┌──

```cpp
hipError_t MCP_CAT(launch_paths_nb, MCP_NB)(const PathKernel& k, const PathLaunchArgs& s, hipStream_t stream) {
  constexpr int NB = MCP_NB, KT = 1;
  if (k.anti && (k.fold || k.family == FAM_AT)) return hipErrorInvalidValue;
  if (k.fh && (k.fold || k.family == FAM_AT)) return hipErrorInvalidValue;
  if (k.fold) {
    const bool ok = k.family == FAM_PLAIN && !k.boot && !k.stt && !k.gv && !k.native && !k.kt8;
    MCP_ROW(ok && k.logc, mc_paths_kernel<NB, 1, 1, false, true, true>);
    MCP_ROW(ok && !k.logc, mc_paths_kernel<NB, 1, 1, false, true, false>);
    return hipErrorInvalidValue;
  }
  if (k.uhi) {
    if constexpr (NB <= LEAN_MAX_NB) {
      const bool ok = k.family == FAM_PLAIN && !k.boot && !k.stt && !k.gv && !k.native && !k.kt8 && !k.anti && !k.fh;
      MCP_ROW(ok && k.logc, mc_paths_lean_kernel<NB, true>);
      MCP_ROW(ok && !k.logc, mc_paths_lean_kernel<NB, false>);
    }
    return hipErrorInvalidValue;
  }
  if (k.family == FAM_AT) {
    MCP_ROW(!k.kt8 && !k.native && !k.logc && !k.boot, mc_paths_attr_kernel<NB, 1, 1>);
    return hipErrorInvalidValue;
  }
  return k.kt8 ? ladder<8>(k, s, stream) : ladder<1>(k, s, stream);
}
#undef MCP_ROW

}
```

### monte_carlo_portfolio_amd/csrc/mcp_route.h

```cpp
#pragma once
#include <stdint.h>

namespace mcp {

inline bool lean_range(uint64_t path_begin, uint64_t n_paths) {
  if (n_paths == 0) return false;
  const uint64_t last = path_begin + (n_paths - 1);
  return last >= path_begin && (path_begin >> 32) == (last >> 32);
}

}
```

### monte_carlo_portfolio_amd/csrc/mcp_stats_kernels.h

```cpp
#pragma once
#include <hip/hip_runtime.h>
#include <stdint.h>

#include "../../include/mcport.h"
#include "mcp_route.h"

namespace mcp {

struct SelectState {
  uint32_t prefix;
  uint32_t pad;
  uint64_t rank;
};

struct Quantile {
  double x_lo, x_hi, var;
  double level2;
  uint64_t n_tail;
  uint64_t pad;
};

struct MomentPartial {
  double s1, s2;
  float vmin, vmax;
  unsigned long long n;
};
static_assert(sizeof(MomentPartial) == 32, "MomentPartial is 32 bytes");

constexpr int PATH_GRID_CAP = 8192;
constexpr int SWEEP_MIN_K = 17;
constexpr int SWEEP_TILE_PATHS = 64;

__host__ __device__ inline int path_grid(uint64_t n) {
  uint64_t tiles = (n + 255) / 256;
  if (tiles < 1) tiles = 1;
  return (int)(tiles < (uint64_t)PATH_GRID_CAP ? tiles : (uint64_t)PATH_GRID_CAP);
}
__host__ __device__ inline uint64_t moment_slots(bool sweep, uint64_t n) {
  return sweep ? (n + SWEEP_TILE_PATHS - 1) / SWEEP_TILE_PATHS + (n == 0) : (uint64_t)path_grid(n);
}

__host__ __device__ inline int stream_slots(int K) {
  const int s = 16384 / (K < 1 ? 1 : K);
  return s > 2048 ? 2048 : (s < 1 ? 1 : s);
}

struct PathArgs;
struct PathLaunchArgs;

constexpr int LEAN_MAX_NB = 4;
enum PathFamily { FAM_PLAIN, FAM_DD, FAM_HZ, FAM_REB, FAM_CF, FAM_OV, FAM_AT };
struct PathKernel {
  int family;
  bool logc, boot, blds, stt, dd, gv, kt8, native, fold, anti, fh, uhi;
};

typedef hipError_t (*launch_paths_fn)(const PathKernel& k, const PathLaunchArgs& args, hipStream_t stream);
#define MCP_DECL_NB(n) hipError_t launch_paths_nb##n(const PathKernel& k, const PathLaunchArgs& args, hipStream_t stream);
MCP_DECL_NB(1) MCP_DECL_NB(2) MCP_DECL_NB(3) MCP_DECL_NB(4) MCP_DECL_NB(5) MCP_DECL_NB(6) MCP_DECL_NB(7) MCP_DECL_NB(8)
MCP_DECL_NB(9) MCP_DECL_NB(10) MCP_DECL_NB(11) MCP_DECL_NB(12) MCP_DECL_NB(13) MCP_DECL_NB(14) MCP_DECL_NB(15) MCP_DECL_NB(16)
#undef MCP_DECL_NB

hipError_t launch_sweep_shared(int nb, int mt, bool native, const PathArgs& args, hipStream_t stream);
hipError_t launch_sweep_shared_p0(int nb, int mt, bool native, const PathArgs& args, hipStream_t stream);
hipError_t launch_sweep_shared_p1(int nb, int mt, bool native, const PathArgs& args, hipStream_t stream);
hipError_t launch_sweep_shared_p2(int nb, int mt, bool native, const PathArgs& args, hipStream_t stream);
hipError_t launch_sweep_shared_p3(int nb, int mt, bool native, const PathArgs& args, hipStream_t stream);
hipError_t launch_sweep_paths(int nb, int mt, bool native, const PathArgs& args, hipStream_t stream);
hipError_t launch_normals(const uint32_t* x, uint64_t n, const float4* table, float* z, hipStream_t s);

hipError_t launch_pass0(const mcp_params& prm, int K, const float* terminal, uint64_t stride, uint64_t n, const double* pivot,
                        uint64_t slots, MomentPartial* partials, unsigned long long* hist, hipStream_t s);
hipError_t launch_scan(const mcp_params& prm, int K, int pass, uint64_t n, uint64_t rank_lo, uint64_t rank_hi, uint64_t slots,
                       const MomentPartial* partials, const double* below, const double* pivot, unsigned long long* hist,
                       SelectState* state, mcp_record* record, hipStream_t s);
hipError_t launch_hist(const mcp_params& prm, int K, int pass, const float* terminal, uint64_t stride, uint64_t n,
                       const SelectState* state, const double* pivot, double* below, unsigned long long* hist, hipStream_t s);
hipError_t launch_final(const mcp_params& prm, int K, uint64_t n, double gamma, uint64_t rank_lo, uint64_t rank_hi,
                        const double* below, unsigned long long* hist, const SelectState* state, mcp_record* record,
                        Quantile* quant, mcp_stats* stats_or_null, hipStream_t s);
hipError_t launch_stats(const mcp_params& prm, int K, int world, const mcp_record* gathered, const Quantile* quant,
                        mcp_stats* out, hipStream_t s);
hipError_t launch_zero(void* p, size_t bytes, hipStream_t s);
hipError_t launch_count_rows(const float* values, uint64_t stride, uint64_t n, int rows, bool has_target, float target,
                             unsigned long long* counts, hipStream_t s);
hipError_t launch_sum_u64(unsigned long long* const* bufs, int nsrc, size_t words, hipStream_t s);
hipError_t launch_attr_merge(const double* partials, int K, int blocks, int len, double* out, hipStream_t s);
// ... 7 lines not shown
```

Before: 447.9 million paths/s.

## Split lean path walk into time segments to fill tail waves

Adds a segmented variant of the lean path kernel. Each launch covers a whole number of resident-block waves of (tile, time-segment) units, and the path value is carried between segments through the terminal buffer. A host-side cost model picks the segment count from occupancy and the tile count, to cut the idle tail of the last partial wave. The trade is extra launches, a global read and write of path state at each segment boundary, and a reliance on the RNG being addressable by step so the walk can resume mid-path.

```diff
diff --git a/monte_carlo_portfolio_amd/csrc/mcp_api.cpp b/monte_carlo_portfolio_amd/csrc/mcp_api.cpp
--- a/monte_carlo_portfolio_amd/csrc/mcp_api.cpp
+++ b/monte_carlo_portfolio_amd/csrc/mcp_api.cpp
@@ -17,6 +17,9 @@
 #include "mcp_paths.h"
 #include "mcp_stats_kernels.h"
 
+#ifndef MCP_EXP_SEGMENTS
+#define MCP_EXP_SEGMENTS 1
+#endif
 #ifndef MCP_EXP_LEAN
 #define MCP_EXP_LEAN 1
 #endif
@@ -1075,6 +1078,13 @@
     k.native = (prm->flags & MCP_FLAG_NATIVE_MATH) != 0;
     k.fold = (prm->flags & MCP_FLAG_FOLD) != 0;
     k.uhi = MCP_EXP_LEAN && plain && !rq.anti && !k.kt8 && !k.native && !k.fold && nb <= mcp::LEAN_MAX_NB && mcp::lean_range(a.path_begin, a.n_paths);
+    if (k.uhi) {
+      const char* const ks = getenv("MCP_TIME_SEGMENTS");
+      const char* const cs = getenv("MCP_SEGMENT_CAP");
+      const long kf = ks ? atol(ks) : 0, cf = cs ? atol(cs) : 0;
+      k.seg_forced = !MCP_EXP_SEGMENTS ? 1 : kf < 0 ? 0 : kf > prm->n_steps ? prm->n_steps : (int32_t)kf;
+      k.seg_cap = cf > 0 && cf <= (long)mcp::SEG_GRID_CAP ? (uint32_t)cf : 0u;
+    }
     if (rq.anti) {
       static const mcp_garch none = {0.0, 0.0, 1.0, 0};
       k.anti = true;
diff --git a/monte_carlo_portfolio_amd/csrc/mcp_paths.h b/monte_carlo_portfolio_amd/csrc/mcp_paths.h
--- a/monte_carlo_portfolio_amd/csrc/mcp_paths.h
+++ b/monte_carlo_portfolio_amd/csrc/mcp_paths.h
@@ -6,6 +6,7 @@
 
 #include "../../include/mcport.h"
 #include "mcp_device.h"
+#include "mcp_route.h"
 #include "mcp_stats_kernels.h"
 
 #ifndef MCP_MIN_WAVES
@@ -65,7 +66,7 @@
   template <class A> struct has_##m<A, std::void_t<decltype(A::m)>> : std::true_type {};
 MCP_HAS_MEMBER(hz) MCP_HAS_MEMBER(mdd) MCP_HAS_MEMBER(bt) MCP_HAS_MEMBER(st) MCP_HAS_MEMBER(gv) MCP_HAS_MEMBER(cf)
 MCP_HAS_MEMBER(ov) MCP_HAS_MEMBER(at) MCP_HAS_MEMBER(period) MCP_HAS_MEMBER(pr)
-MCP_HAS_MEMBER(fh) MCP_HAS_MEMBER(p_hi)
+MCP_HAS_MEMBER(fh) MCP_HAS_MEMBER(p_hi) MCP_HAS_MEMBER(first_unit)
 #undef MCP_HAS_MEMBER
 
 struct PathArgs {
@@ -94,6 +95,21 @@
 __device__ __forceinline__ uint32_t uniform_hi(const A& a) {
   if constexpr (has_p_hi<A>::value) return a.p_hi;
   else return 0u;
+}
+
+struct PathArgsSeg : PathArgsLean {
+  uint32_t first_unit;
+  int32_t n_seg;
+};
+template <class A>
+__device__ __forceinline__ uint32_t seg_first_unit(const A& a) {
+  if constexpr (has_first_unit<A>::value) return a.first_unit;
+  else return 0u;
+}
+template <class A>
+__device__ __forceinline__ int32_t seg_count(const A& a) {
+  if constexpr (has_first_unit<A>::value) return a.n_seg;
+  else return 1;
 }
 
 struct PathArgsDD : PathArgs {
@@ -287,6 +303,7 @@
   if constexpr (has_pr<A>::value) x.pr = s.pr;
   if constexpr (has_fh<A>::value) x.fh = s.fh;
   if constexpr (has_p_hi<A>::value) { x.p_hi = (uint32_t)(s.hz.path_begin >> 32); x.pad = 0u; }
+  if constexpr (has_first_unit<A>::value) { x.first_unit = 0u; x.n_seg = 1; }
   return x;
 }
 
@@ -350,10 +367,11 @@
 }
 
 constexpr int PATH_BLOCK = 256;
+static_assert(SEG_GRID_CAP == (uint64_t)PATH_GRID_CAP, "segment_plan keeps grid-strided launches whole");
 
 struct PathFlagsOff {
   static constexpr bool NATIVE = false, FOLD = false, LOGC = false, DD = false, HZ = false, BOOT = false, BLDS = false, REB = false,
-                        STT = false, CF = false, OV = false, GV = false, AT = false, ANTI = false, FH = false, UHI = false;
+                        STT = false, CF = false, OV = false, GV = false, AT = false, ANTI = false, FH = false, UHI = false, SEG = false;
 };
 
 enum BoundsKind { BK_PATHS, BK_REB, BK_CF, BK_OV, BK_AT, BK_ANTI };
@@ -380,6 +398,13 @@
 #include "mcp_paths_body.inc"
 }
 
+template <int NB, bool LOGC_>
+__global__ void __launch_bounds__(PATH_BLOCK, min_waves(BK_PATHS, NB, 1, 1)) mc_paths_lean_seg_kernel(const PathArgsSeg a) {
+  constexpr int KT = 1, PPT = 1;
+  struct F : PathFlagsOff { enum : bool { LOGC = LOGC_, UHI = true, SEG = true }; };
+#include "mcp_paths_body.inc"
+}
+
 template <int NB, int KT, int PPT, bool LOGC_>
 __global__ void MCP_BOUNDS(BK_PATHS) mc_paths_dd_kernel(const PathArgsDD a) {
   struct F : PathFlagsOff { enum : bool { DD = true, LOGC = LOGC_ }; };
diff --git a/monte_carlo_portfolio_amd/csrc/mcp_paths_body.inc b/monte_carlo_portfolio_amd/csrc/mcp_paths_body.inc
--- a/monte_carlo_portfolio_amd/csrc/mcp_paths_body.inc
+++ b/monte_carlo_portfolio_amd/csrc/mcp_paths_body.inc
@@ -1,5 +1,6 @@
   constexpr bool NATIVE = F::NATIVE, FOLD = F::FOLD, LOGC = F::LOGC, DD = F::DD, HZ = F::HZ, BOOT = F::BOOT, BLDS = F::BLDS, REB = F::REB,
-                 STT = F::STT, CF = F::CF, OV = F::OV, GV = F::GV, AT = F::AT, ANTI = F::ANTI, FH = F::FH, UHI = F::UHI;
+                 STT = F::STT, CF = F::CF, OV = F::OV, GV = F::GV, AT = F::AT, ANTI = F::ANTI, FH = F::FH, UHI = F::UHI, SEG = F::SEG;
+  static_assert(!SEG || UHI, "time segments: the lean kernel only");
   static_assert(!UHI || (KT == 1 && PPT == 1 && !(NATIVE || FOLD || DD || HZ || BOOT || REB || STT || CF || OV || GV || AT || ANTI || FH)),
                 "uniform high counter word: the plain Gaussian walk of one portfolio only");
   static_assert(!FH || (BOOT && HZ && !(LOGC || REB || CF || STT || GV || OV || AT || DD)), "filtered rows: the bootstrap's segmented walk only");
@@ -77,7 +78,19 @@
 #ifdef MCP_DIAG_CLOCK
   const unsigned long long diag_t0 = __builtin_amdgcn_s_memtime(), diag_r0 = __builtin_amdgcn_s_memrealtime();
 #endif
-  for (uint64_t tl = blockIdx.x; tl < n_tiles; tl += gridDim.x) {
+  uint64_t seg_tile = 0;
+  int seg_t0 = 0, seg_t1 = T;
+  bool seg_first = true, seg_last = true;
+  if constexpr (SEG) {
+    const uint32_t u = seg_first_unit(a) + blockIdx.x, nt = (uint32_t)n_tiles;
+    const int sg = (int)(u / nt), n_seg = seg_count(a);
+    seg_tile = sg < n_seg ? (uint64_t)(u - (uint32_t)sg * nt) : n_tiles;
+    seg_t0 = segment_begin(sg, T, n_seg);
+    seg_t1 = segment_begin(sg + 1, T, n_seg);
+    seg_first = sg == 0;
+    seg_last = sg == n_seg - 1;
+  }
+  for (uint64_t tl = SEG ? seg_tile : (uint64_t)blockIdx.x; tl < n_tiles; tl += SEG ? n_tiles : (uint64_t)gridDim.x) {
     uint64_t p[PPT];
     bool live[PPT];
     uint32_t plo[PPT], phi[PPT];
@@ -96,6 +109,9 @@
       plo[e] = (uint32_t)g; phi[e] = (uint32_t)(g >> 32);
 #pragma unroll
       for (int k = 0; k < KT; k++) V[e][k] = logc ? 0.0f : a.v0;
+      if constexpr (SEG) {
+        if (!seg_first && live[e]) V[e][0] = a.terminal[(size_t)a.k_begin * a.stride + p[e]];
+      }
       if constexpr (BOOT) jrow[e] = 0u;
       if constexpr (GV) gh[e] = garch_args(a)->h0;
       if constexpr (FH) gh[e] = filt_args(a)->h0;
@@ -230,7 +246,7 @@
         }
       }
     } else {
-      for (int t = 0; t < T; t++) {
+      for (int t = SEG ? seg_t0 : 0; t < (SEG ? seg_t1 : T); t++) {
 #include "mcp_paths_step.inc"
       }
     }
@@ -311,7 +327,7 @@
     }
 
     asm volatile("" : "+s"(kargs));
-    if (kargs->partials != nullptr) {
+    if ((!SEG || seg_last) && kargs->partials != nullptr) {
       const double* __restrict__ e_pivot = kargs->pivot;
       unsigned long long* __restrict__ e_hist = kargs->hist;
       const double e_v0d = kargs->v0d;
@@ -376,7 +392,7 @@
   }
 #endif
   asm volatile("" : "+s"(kargs));
-  if (kargs->partials != nullptr) {
+  if ((!SEG || (seg_last && seg_tile < n_tiles)) && kargs->partials != nullptr) {
     __syncthreads();
     if ((int)threadIdx.x < kt) {
       const int k = threadIdx.x;
@@ -386,7 +402,7 @@
       o.vmin = fminf(fminf(s_ext[0][k][0], s_ext[1][k][0]), fminf(s_ext[2][k][0], s_ext[3][k][0]));
       o.vmax = fmaxf(fmaxf(s_ext[0][k][1], s_ext[1][k][1]), fmaxf(s_ext[2][k][1], s_ext[3][k][1]));
       o.n = (s_cnt[0] + s_cnt[1]) + (s_cnt[2] + s_cnt[3]);
-      kargs->partials[(size_t)(a.k_begin + k) * kargs->slots + blockIdx.x] = o;
+      kargs->partials[(size_t)(a.k_begin + k) * kargs->slots + (SEG ? seg_tile : (uint64_t)blockIdx.x)] = o;
       if constexpr (ANTI) {
         const double* const s_cr = pair_wave_slots<KT>();
         pair_cross(a)[(size_t)(a.k_begin + k) * gridDim.x + blockIdx.x] = (s_cr[k] + s_cr[KT + k]) + (s_cr[2 * KT + k] + s_cr[3 * KT + k]);
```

└──

WORK REQUIRED.
Report every line containing the word "bytes" from the listing above.

ANSWER TO THE PROBLEM.
static_assert(sizeof(MomentPartial) == 32, "MomentPartial is 32 bytes");
hipError_t launch_zero(void* p, size_t bytes, hipStream_t s);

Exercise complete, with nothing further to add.